> YOUR ASSIGNMENT
Determine how many lines in the records hold "blocks", then give that number by itself.

> Stored data
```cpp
static int nufft_search(Scratch& sc, hipStream_t s, const double* t, double t0, int64_t n, const double* freq,
                        int64_t nf, int64_t nrows_grid, const double* c2, const double* hs, bool twod, int nharm,
                        int stat, int64_t first,
                        int64_t count, double* out, bool timed, int64_t* nfixed, bool no_fixup, bool* applicable,
                        double* best, bool* best_done, int* nflag, bool* mismatch) {
    *applicable = false;
    *best_done = false;
    *nfixed = 0;
    *mismatch = false;
    int bad = 0;
    memcpy(&bad, hs + 4, sizeof(int));
    if (bad) return CRIMP_OK;
    const double delta = hs[0], f0 = hs[1], dt0 = hs[2], dtn = hs[3];
    const int64_t nchunk = cdiv(n, kNuCW);
    const bool gather_grid = nu_gather_form(nrows_grid);
    std::vector<NuPlan> plans;
    if (!nu_row_groups(&plans, first, count, nf, delta, f0, dt0, dtn, nharm, gather_grid ? kNuGatherMaxP : kNuMaxP,
                       stat == 0 && nharm >= 2 ? kNuEpsZm : kNuEps))
        return CRIMP_OK;
    *applicable = true;
    g_last_search_path = 2;
    g_last_nufft_n = 0;
    for (const NuPlan& pl : plans)
        if ((int64_t(1) << pl.lnfft) > g_last_nufft_n) {
            g_last_nufft_n = int64_t(1) << pl.lnfft;
            g_last_nufft_p = pl.P;
        }
    g_last_nufft_gather = gather_grid ? 1 : 0;
    for (double& w : g_nu_work) w = 0.0;
    int64_t Bmax = 0, nfmax = 0, csmax = 0, nrow_all = 0;
    for (const NuPlan& pl : plans) {
        const int64_t nrow_max = std::min<int64_t>(kNuRows, pl.r1 - pl.r0);
        const int lrow = 12 - std::min(pl.lnfft, 12);
        Bmax = std::max<int64_t>(Bmax, (cdiv((int64_t)pl.P * nrow_max, int64_t(1) << lrow) << lrow) << pl.lnfft);
        csmax = std::max<int64_t>(csmax, (int64_t)nharm * nrow_max * pl.nseg);
        nfmax = std::max<int64_t>(nfmax, int64_t(1) << pl.lnfft);
        nrow_all = std::max<int64_t>(nrow_all, nrow_max);
    }
    int gw = 1;
    if (gather_grid) {
        gw = std::min(nharm, kNuGatherSet);
        while (gw > 1 && (gw + 1) * Bmax * 16 + csmax * 16 > nufft_budget()) --gw;
    }
    const int64_t fixed_bytes = (gw + 1) * Bmax * 16 + csmax * 16;
    std::vector<std::pair<int, int>> passes;
    const int64_t ubytes = nu_spread_passes(&passes, plans, nharm, nchunk, fixed_bytes);
    const bool generic_fft = nu_generic_fft();
    {
        const int rc = nu_rows_lds_attrs();
        if (rc) return rc;
    }
    const char* lanes_s = getenv("CRIMP_NUFFT_LANES");
    const int lanes_env = lanes_s ? atoi(lanes_s) : 0;
    ARGCHK(lanes_env == 0 || lanes_env == 1 || lanes_env == 2 || lanes_env == 4 || lanes_env == 8,
           "CRIMP_NUFFT_LANES must be 1, 2, 4 or 8");
    int64_t starts_max = 0;
    if (gather_grid)
        for (const NuPlan& pl : plans) {
            int64_t tot = 0;
            for (int k = 1; k <= nharm; ++k) tot += pl.gmax[(size_t)(k - 1)] - pl.gmin[(size_t)(k - 1)] + 2;
            starts_max = std::max<int64_t>(starts_max, tot);
        }
    double* U = nullptr;
    double2 *W = nullptr, *Y = nullptr, *CS = nullptr;
    int64_t* ctab = nullptr;
    int64_t* cstart = nullptr;
    int64_t* flagged = nullptr;
    if (!gather_grid) {
        HIPCHK(sc.alloc(&U, (size_t)(ubytes / 8)));
        HIPCHK(sc.alloc(&ctab, (size_t)(2 * kNuPassMax * nchunk)));
    }
    if (starts_max > 0) HIPCHK(sc.alloc(&cstart, (size_t)starts_max));
    HIPCHK(sc.alloc(&W, (size_t)(Bmax * gw)));
    HIPCHK(sc.alloc(&Y, (size_t)Bmax));
    HIPCHK(sc.alloc(&CS, (size_t)csmax));
    HIPCHK(sc.alloc(&flagged, (size_t)count));
    BestCand* best_part = nullptr;
    int64_t best_count = 0, separate_batches = 0;
    if (best) {
        int64_t nb = 0;
        for (const NuPlan& pl : plans) nb += (pl.r1 - pl.r0) * (int64_t(1) << (pl.lnfft - std::min(pl.lnfft, 12)));
        HIPCHK(sc.alloc(&best_part, (size_t)std::max<int64_t>(nb, 1)));
    }
    std::vector<NuPass> hps;
    for (const NuPlan& pl : plans) {
        for (int64_t rb = pl.r0; !gather_grid && rb < pl.r1; rb += kNuRows) {
            const int64_t SL = 2 * (int64_t)pl.P * std::min<int64_t>(kNuRows, pl.r1 - rb);
            for (const auto& pass : passes) {
                NuPass ps{};
                int64_t off = 0;
                for (int kk = 0; kk < pass.second; ++kk) {
                    const int k = pass.first + kk;
                    ps.gmin[kk] = pl.gmin[(size_t)(k - 1)];
                    ps.ubase[kk] = off;
                    off += (pl.gmax[(size_t)(k - 1)] - pl.gmin[(size_t)(k - 1)] + 1 + nchunk) * SL;
                }
                hps.push_back(ps);
            }
        }
    }
    NuPass* dps = nullptr;
    if (!hps.empty()) {
        HIPCHK(sc.alloc(&dps, hps.size()));
        HIPCHK(hipMemcpyAsync(dps, hps.data(), hps.size() * sizeof(NuPass), hipMemcpyHostToDevice, s));
    }
    size_t ipass = 0;
    const size_t lds_fft = (size_t)kNuTile * sizeof(double2);
    std::vector<hipEvent_t> ev;
    std::vector<int> evcls;
    auto mark = [&]() -> hipError_t {
        if (!timed) return hipSuccess;
        hipEvent_t e = nullptr;
        hipError_t r = hipEventCreate(&e);
        if (r != hipSuccess) return r;
        ev.push_back(e);
        return hipEventRecord(e, s);
    };
    auto span = [&](int cls) -> hipError_t {
        if (!timed) return hipSuccess;
        evcls.push_back(cls);
        return mark();
    };
    int cur_lnfft = -1;
    NuTw T{};
    const double2* cis = nullptr;
    const double2* cis2 = nullptr;
    const double* bc = nullptr;
    for (const NuPlan& pl : plans) {
        if (pl.lnfft != cur_lnfft) {
            const int rc = nu_tables(sc, s, pl.lnfft, &T, &cis, &bc, &cis2);
            if (rc) return rc;
            cur_lnfft = pl.lnfft;
        }
        if (ev.empty()) HIPCHK(mark());
        const int lnfft = pl.lnfft, P = pl.P;
        const int64_t nfft = int64_t(1) << lnfft;
        const int ln2 = std::min(lnfft, 12), ln1 = lnfft - ln2;
        const int lcol = 12 - ln1;
        const int64_t jbase = pl.j0 + pl.h;
        auto occupied = [&](int k, int* alo, int* acnt) {
            nu_occupied(pl.gmin[(size_t)(k - 1)], pl.gmax[(size_t)(k - 1)], lnfft, ln1, alo, acnt);
        };
        const bool fuse_final = ln2 >= 11 && !generic_fft && !nu_final_separate();
        bool final_done = false;
        auto fft_combine = [&](int k, int64_t rb, int nrow, int64_t tb0, int64_t nbt, const double2* W) -> int {
            const int64_t Bp = (int64_t)P * nrow;
            const double plane = 16.0 * (double)Bp * (double)nfft;
            const double2* Z = W;
            if (ln1 > 0) {
                int alo = 0, acnt = 0;
                occupied(k, &alo, &acnt);
                g_nu_work[kNuClsPass1] += plane * ((double)acnt / (double)(int64_t(1) << ln1)) + plane;
                if (ln1 == 8 && !generic_fft) {
                    const int64_t ngroups = Bp << (ln2 - 4);
                    k_nu_cols256<<<(unsigned)std::min<int64_t>(ngroups, 2 * nu_cus()), 256, lds_fft, s>>>(
                        W, Y, lnfft, T, alo, acnt, ngroups);
                } else if (ln1 == 9 && !generic_fft) {
                    const int64_t ngroups = Bp << (ln2 - 3);
                    k_nu_cols512<<<(unsigned)std::min<int64_t>(ngroups, 2 * nu_cus()), 512, lds_fft, s>>>(
                        W, Y, lnfft, T, alo, acnt, ngroups);
                } else {
                    k_nu_fft_cols<<<dim3((unsigned)(int64_t(1) << (ln2 - lcol)), (unsigned)Bp), 256, lds_fft, s>>>(
                        W, Y, lnfft, ln1, lcol, T, alo, acnt);
                }
                HIPCHK(hipGetLastError());
                Z = Y;
                HIPCHK(span(kNuClsPass1));
            }
            NuFinal F{};
            if (fuse_final && k == nharm) {
                F.on = 1;
                F.m = nharm;
                F.stat = stat;
                F.Pc = P;
                F.nph = (double)n;
                F.invfact = pl.invfact;
                F.rel = fixup_rel();
                F.tb0 = tb0;
                F.out = out;
                F.nflag = nflag;
                F.flagged = flagged;
                F.best_part = best ? best_part : nullptr;
                F.best_base = best_count;
                F.CS0 = CS;
                best_count += (int64_t(1) << ln1) * nrow;
                final_done = true;
            }
            g_nu_work[kNuClsPass2] += plane + (F.on ? (16.0 * (nharm - 1) + 8.0) * (double)nbt : 16.0 * (double)nbt);
            const dim3 g2((unsigned)(int64_t(1) << ln1), (unsigned)nrow);
            const int64_t jhi = pl.nseg - 1 - pl.h, tbase = rb * nf + jbase - (tb0 + first);
            double2* CSk = CS + (int64_t)(k - 1) * nbt;
            if (ln2 == 12 && !generic_fft)
                k_nu_rows_iw<<<g2, 512, 2 * lds_fft, s>>>(Z, lnfft, P, 0, 0, nrow, nf, jhi, pl.h, tbase, nbt, bc, CSk, F);
            else if (ln2 == 11 && !generic_fft)
                k_nu_rows_combine8<11><<<g2, 256, nu_rows_lds(11), s>>>(Z, lnfft, P, 0, 0, nrow, nf, jhi, pl.h, tbase, nbt,
                                                                         bc, CSk, F);
            else
                k_nu_fft_rows_combine<<<g2, 256, lds_fft, s>>>(Z, ln2, lnfft, P, nrow, nf, jhi, pl.h, tbase, nbt, bc, CSk);
            HIPCHK(hipGetLastError());
            HIPCHK(span(kNuClsPass2));
            return CRIMP_OK;
        };
        auto finalize =[&](int64_t tb0, int64_t nbt) -> int {
            g_nu_work[kNuClsFinalize] += 16.0 * (double)nharm * (double)nbt + 8.0 * (double)nbt;
            k_nu_finalize<<<(unsigned)cdiv(nbt, 256), 256, 0, s>>>(CS, nbt, nharm, stat, (double)n, nf, jbase, nfft, P,
                                                                   pl.invfact, fixup_rel(), tb0, first, out, nflag,
                                                                   flagged);
            HIPCHK(hipGetLastError());
            HIPCHK(span(kNuClsFinalize));
            return CRIMP_OK;
        };
        if (gather_grid) {
            std::vector<int64_t> soff((size_t)nharm);
            int64_t off = 0;
            for (int k0 = 1; k0 <= nharm; k0 += kNuCellK) {
                NuCellArgs ca{};
                const int nk = std::min(kNuCellK, nharm - k0 + 1);
                for (int j = 0; j < nk; ++j) {
                    const int k = k0 + j;
                    ca.gmin[j] = pl.gmin[(size_t)(k - 1)];
                    ca.span[j] = pl.gmax[(size_t)(k - 1)] - pl.gmin[(size_t)(k - 1)] + 1;
                    ca.off[j] = off;
                    soff[(size_t)(k - 1)] = off;
                    off += ca.span[j] + 1;
                }
                const unsigned cb = (unsigned)std::min<int64_t>(cdiv(cdiv(n, 2), 256 * kNuCellU), 2048);
                if ((reinterpret_cast<uintptr_t>(t) & 15u) == 0)
                    k_nu_cellstart<true><<<cb, 256, 0, s>>>(t, t0, n, pl.s1, k0, nk, ca, cstart, nflag + 1);
                else
                    k_nu_cellstart<false><<<cb, 256, 0, s>>>(t, t0, n, pl.s1, k0, nk, ca, cstart, nflag + 1);
                HIPCHK(hipGetLastError());
            }
            HIPCHK(span(kNuClsCellStart));
            for (int64_t rb = pl.r0; rb < pl.r1; rb += kNuGatherRows) {
                const int nrow = (int)std::min<int64_t>(kNuGatherRows, pl.r1 - rb);
                const int64_t tb0 = std::max<int64_t>(first, rb * nf) - first;
                const int64_t nbt = std::min<int64_t>(first + count, (rb + nrow) * nf) - first - tb0;
                for (int k0 = 1; k0 <= nharm; k0 += gw) {
                    NuGatherSet S{};
                    S.nk = std::min(gw, nharm - k0 + 1);
                    int64_t blocks = 0, set_cells = 0;
                    for (int jj = 0; jj < S.nk; ++jj) {
                        int alo = 0, acnt = 0;
                        occupied(k0 + jj, &alo, &acnt);
                        set_cells += (int64_t)acnt << ln2;
                    }
                    for (int jj = 0; jj < S.nk; ++jj) {
                        const int k = k0 + jj;
                        int alo = 0, acnt = 0;
                        occupied(k, &alo, &acnt);
                        const int64_t gbase = (int64_t)alo << ln2, gcount = (int64_t)acnt << ln2;
                        const int64_t kspan = pl.gmax[(size_t)(k - 1)] - pl.gmin[(size_t)(k - 1)] + 1;
                        const int64_t ppc = n / std::max<int64_t>(1, std::min<int64_t>(kspan, nfft));
                        int L = 1;
                        while (L < 4 && set_cells * 2 * L <= (int64_t(1) << 20) && ppc >= 4 * 2 * L) L *= 2;
                        if (lanes_env > 0) L = lanes_env;
                        S.k[jj] = k;
                        S.lanes_log2[jj] = L == 8 ? 3 : L == 4 ? 2 : L == 2 ? 1 : 0;
                        S.blk0[jj] = blocks;
                        blocks += cdiv(gcount * L, 256);
                        S.gmin[jj] = pl.gmin[(size_t)(k - 1)];
                        S.gmax[jj] = pl.gmax[(size_t)(k - 1)];
                        S.gbase[jj] = gbase;
                        S.gcount[jj] = gcount;
                        S.soff[jj] = soff[(size_t)(k - 1)];
                        S.woff[jj] = (int64_t)jj * Bmax;
                        g_nu_work[0] += (40.0 + 5.0 * P) * (double)n * nrow;
                        g_nu_work[kNuClsSpread] += 8.0 * (double)n + 16.0 * (double)P * nrow * (double)gcount;
                    }
                    S.blk0[S.nk] = blocks;
                    launch_gather(twod, blocks, t, t0, cstart, nfft, pl.s1, pl.fch, pl.fcl, twod ? c2 + rb : nullptr,
                                  nrow, P, S, nflag + 1, cis2, W, s);
                    HIPCHK(hipGetLastError());
                    HIPCHK(span(kNuClsSpread));
                    for (int jj = 0; jj < S.nk; ++jj) {
                        int rc = fft_combine(k0 + jj, rb, nrow, tb0, nbt, W + (int64_t)jj * Bmax);
                        if (rc) return rc;
                    }
                }
                if (final_done) {
                    final_done = false;
                    continue;
                }
                ++separate_batches;
                int rc = finalize(tb0, nbt);
                if (rc) return rc;
            }
            continue;
        }
        for (int64_t rb = pl.r0; rb < pl.r1; rb += kNuRows) {
            const int nrow = (int)std::min<int64_t>(kNuRows, pl.r1 - rb);
            const int64_t tb0 = std::max<int64_t>(first, rb * nf) - first;
            const int64_t tb1 = std::min<int64_t>(first + count, (rb + nrow) * nf) - first;
            const int64_t nbt = tb1 - tb0;
            const int64_t SL = 2 * (int64_t)P * nrow;
            for (const auto& pass : passes) {
                const int k0 = pass.first, gl = pass.second;
                const NuPass& ps = hps[ipass];
                const NuPass* dp = dps + ipass++;
                dim3 grid((unsigned)cdiv(nchunk, kNuWaves));
                g_nu_work[0] += 512.0 * (double)n * gl;
                g_nu_work[kNuClsSpread] += 8.0 * (double)n;
                for (int kk = 0; kk < gl; ++kk)
                    g_nu_work[kNuClsSpread] += 8.0 * (double)SL *
                                    (double)(pl.gmax[(size_t)(k0 + kk - 1)] - ps.gmin[kk] + 1 + nchunk);
                if (twod)
                    nu_launch_spread<true>(gl, grid, s, t, t0, n, nchunk, pl.s1, pl.fch, pl.fcl, c2 + rb, nrow, k0, P, dp, cis,
                                           U, ctab, nflag + 1);
                else
                    nu_launch_spread<false>(gl, grid, s, t, t0, n, nchunk, pl.s1, pl.fch, pl.fcl, c2 + rb, nrow, k0, P, dp,
                                            cis, U, ctab, nflag + 1);
                HIPCHK(hipGetLastError());
                HIPCHK(span(kNuClsSpread));
                for (int kk = 0; kk < gl && k0 + kk <= nharm; ++kk) {
                    const int k = k0 + kk;
                    int alo = 0, acnt = 0;
                    occupied(k, &alo, &acnt);
                    const int64_t gbase = (int64_t)alo << ln2, gcount = (int64_t)acnt << ln2;
                    g_nu_work[kNuClsMerge] += 8.0 * (double)SL * (double)(pl.gmax[(size_t)(k - 1)] - ps.gmin[kk] + 1 + nchunk) +
                                    16.0 * (double)P * nrow * (double)gcount;
                    k_nu_merge<<<(unsigned)cdiv(gcount, kNuMergeG), 256, (size_t)kNuMergeG * SL * sizeof(double), s>>>(
                        U + ps.ubase[kk], SL, ctab + 2 * kk * nchunk, nchunk, ps.gmin[kk], pl.gmax[(size_t)(k - 1)],
                        nfft, gbase, gcount, W, nflag + 1);
                    HIPCHK(hipGetLastError());
                    HIPCHK(span(kNuClsMerge));
                    int rc = fft_combine(k, rb, nrow, tb0, nbt, W);
                    if (rc) return rc;
                }
            }
            if (final_done) {
                final_done = false;
                continue;
            }
            ++separate_batches;
            int rc = finalize(tb0, nbt);
            if (rc) return rc;
        }
    }
    if (timed) {
        HIPCHK(hipEventSynchronize(ev.back()));
        float tot = 0.0f;
        double cls[kNuCls] = {0, 0, 0, 0, 0, 0, 0}, cnt[kNuCls] = {0, 0, 0, 0, 0, 0, 0};
        HIPCHK(hipEventElapsedTime(&tot, ev.front(), ev.back()));
        for (size_t i = 1; i < ev.size(); ++i) {
            float ms = 0.0f;
            HIPCHK(hipEventElapsedTime(&ms, ev[i - 1], ev[i]));
            cls[evcls[i - 1]] += ms;
            cnt[evcls[i - 1]] += 1.0;
        }
        cnt[kNuClsCellStart] *= (nharm + kNuCellK - 1) / kNuCellK;
        for (hipEvent_t e : ev) (void)hipEventDestroy(e);
        if (g_kernel_times.empty()) g_last_kernel_ms = tot;
        g_kernel_times.push_back(tot);
        for (double v : cls) g_kernel_times.push_back(v);
        for (double v : cnt) g_kernel_times.push_back(v);
    }
    if (best) {
        if (separate_batches == 0 && best_count > 0) {
            k_best_final<<<1, 256, 0, s>>>(best_part, (int)best_count, reinterpret_cast<double*>(nflag + 4));
            HIPCHK(hipGetLastError());
        } else {
            const int rc = launch_best(sc, s, out, count, reinterpret_cast<double*>(nflag + 4));
            if (rc) return rc;
        }
    }
    int fl[8] = {0, 0, 0, 0, 0, 0, 0, 0};
    HIPCHK(d2h(s, fl, nflag, (best ? 8 : 2) * sizeof(int)));
    if (fl[1]) {
        *applicable = false;
        *mismatch = fl[1] == 2;
        g_last_search_path = 0;
        return CRIMP_OK;
    }
    const int nf_h = fl[0];
    *nfixed = nf_h;
    if (best && (nf_h == 0 || no_fixup)) {
        std::memcpy(best, fl + 4, 2 * sizeof(double));
        *best_done = true;
    }
    if (nf_h == 0 || no_fixup) return CRIMP_OK;
    double *dt = nullptr, *dt2 = nullptr;
    HIPCHK(sc.alloc(&dt, (size_t)n));
    if (twod) HIPCHK(sc.alloc(&dt2, (size_t)n));
    k_search_prep<<<(int)std::min<int64_t>(cdiv(n, 256), 4096), 256, 0, s>>>(t, n, t0, dt, dt2);
    HIPCHK(hipGetLastError());
    return fixup_search(sc, s, dt, dt2, n, freq, nf, c2, twod, nharm, stat, first, flagged, nf_h, out);
}
```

> RESPONSE AREA
5